Changes in hormones such as testosterone, estrogen, cortisol, vasopressin, and prolactin during the postpartum period in fathers may be biological risk factors in paternal PPD. Fathers who are exposed to ecological risk factors, such as excessive stress from becoming a parent, lack of social supports for parenting, and feeling excluded from mother-infant bonding, may also be more likely to develop paternal PPD. Support from their partner, educational programmes, policies for paid parental leave, as well as the optional consideration of psychiatric care may help fathers cope during the postpartum period.
Cognitive Dissonance
On top of all this, there is also the taboo that surrounds serious psychological issues. Senuri was advised by her husband not to tell anyone about what she was going through. There is a similar silence when it comes to PPD islandwide.
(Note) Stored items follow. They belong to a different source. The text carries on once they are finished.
# grahamstockton87/RayTracingOneWeekendApplication

Hardware: AMD Instinct MI355X
Metric: Msamples/sec (pixels x spp) on RTIOW final scene 1920x1080 (higher is better)
Workload: dtype f64; 1 GPU; book1_final 1920x1080x100spp depth 50 (BASELINE configs[1]); tiles=8x8 px per wave, interleaved over ranks, parallelism=1 GPU, scene_seed=1592598565, render_seed=1, program_ops=1337, reduced=False, variant=0, order=fast (rtk_scene_upload_fast; proven bit-identical), frames_in_flight=1

## Files before the change

include/rtk.h:

```cpp
#ifndef RTK_H
#define RTK_H

#include <stddef.h>
#include <stdint.h>

#ifdef __cplusplus
extern "C" {
#endif

#define RTK_ABI_VERSION 2

typedef enum rtk_status {
    RTK_OK = 0,
    RTK_ERR_INVALID = -1,
    RTK_ERR_NO_DEVICE = -2,
    RTK_ERR_HIP = -3,
    RTK_ERR_UNSUPPORTED = -4,
    RTK_ERR_NO_SCENE = -5
} rtk_status;

typedef struct rtk_vec3 { double x, y, z; } rtk_vec3;

typedef enum rtk_node_kind {
    RTK_NODE_SPHERE = 1,
// ... 487 lines not shown
int rtk_gather_irradiance_host(rtk_ctx* ctx, const rtk_gather_opts* opts, int64_t n, const double* h_points, const double* h_normals, double* h_irradiance);
int rtk_gather_occlusion_host(rtk_ctx* ctx, const rtk_gather_opts* opts, int64_t n, const double* h_points, const double* h_normals, double* h_open,
                              double* h_bent);

int rtk_debug_closest_hit(rtk_ctx* ctx, int real_mode, int n, const double* h_rays, const uint32_t* h_keys,
                          double* h_out, uint64_t* h_draws);

int rtk_debug_scatter(rtk_ctx* ctx, int real_mode, int n, const int32_t* h_materials, const double* h_rays, const double* h_records,
                      const uint32_t* h_keys, double* h_out, uint64_t* h_draws);
int rtk_debug_texture(rtk_ctx* ctx, int real_mode, int n, const int32_t* h_textures, const double* h_uvp, double* h_out, uint64_t* h_work);
int rtk_debug_get_ray(rtk_ctx* ctx, int real_mode, const rtk_camera* cam, uint32_t seed, int n, const int32_t* h_pixel_sample,
                      double* h_out, uint64_t* h_draws);

int rtk_scene_info(rtk_ctx* ctx, int32_t* n_program_ops, int64_t* bytes_f64, int64_t* bytes_f32);

int rtk_frame_launches(const rtk_camera* cam, const rtk_render_opts* opts);

const char* rtk_kernel_name(rtk_ctx* ctx, int real_mode, int variant);

int rtk_render_views(rtk_ctx* ctx, int32_t n_views, const rtk_camera* h_cams, const uint32_t* h_seeds ,
                     const rtk_render_opts* opts, void* d_linear, uint8_t* d_rgb8, rtk_work_counters* d_counters);
int rtk_render_views_host(rtk_ctx* ctx, int32_t n_views, const rtk_camera* h_cams, const uint32_t* h_seeds, const rtk_render_opts* opts,
                          double* h_linear, uint8_t* h_rgb8, rtk_work_counters* counters);
const char* rtk_view_kernel_name(rtk_ctx* ctx, int real_mode, int variant);

#ifdef __cplusplus
}
#endif
#endif
```

raytracingoneweekendapplication_amd/csrc/rtk_api.cpp:

```cpp
#include <hip/hip_runtime.h>

#include <algorithm>
#include <cmath>
#include <cstdarg>
#include <cstdio>
#include <cstdlib>
#include <cstring>
#include <map>
#include <new>
#include <string>
#include <vector>

#include "rtk.h"
#include "rtk_ctx.h"
#include "rtk_device_layout.h"
#include "rtk_internal.h"
#include "rtk_lds_plan.h"

namespace rtk {

thread_local std::string g_error;

int fail(int code, const char* fmt, ...) {
    char buf[512];
// ... 285 lines not shown
            cont[1] = 1.0 / s.radius;
            if (kind == OP_SPHERE_MOVING) {
                cont[2] = s.center_dir.x;
                cont[3] = s.center_dir.y;
                cont[4] = s.center_dir.z;
                cont[5] = s.radius * s.radius;
            } else {
                cont[2] = s.radius * s.radius;
            }
            rec->aux = (op.aux & 255u) | (uint32_t(s.material) << 8);
        }
    }
    extent_out = float(extent);
}
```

Depression itself is generally a taboo topic. When depression is associated with parenthood, it becomes even more out of bounds.
“The reality of having a baby,” Gunasekara explained, “is that it is a stressful event that can bring forth major changes in life. The only way to address this is by building awareness. The only way to do that is through more research and studies. The numbers available at the moment are rather small and not helpful. We simply have no idea about the true statistics. Lack of awareness means people don’t come to hospitals for treatment.”
Feeling sad at a time when society expects you to be happy is devastating. According to Senuri, no matter how many medications she took to alleviate that feeling, they bore no results. But with time, she has realised that moving ahead is a walk — one that involves taking small steps forward instead of big strides.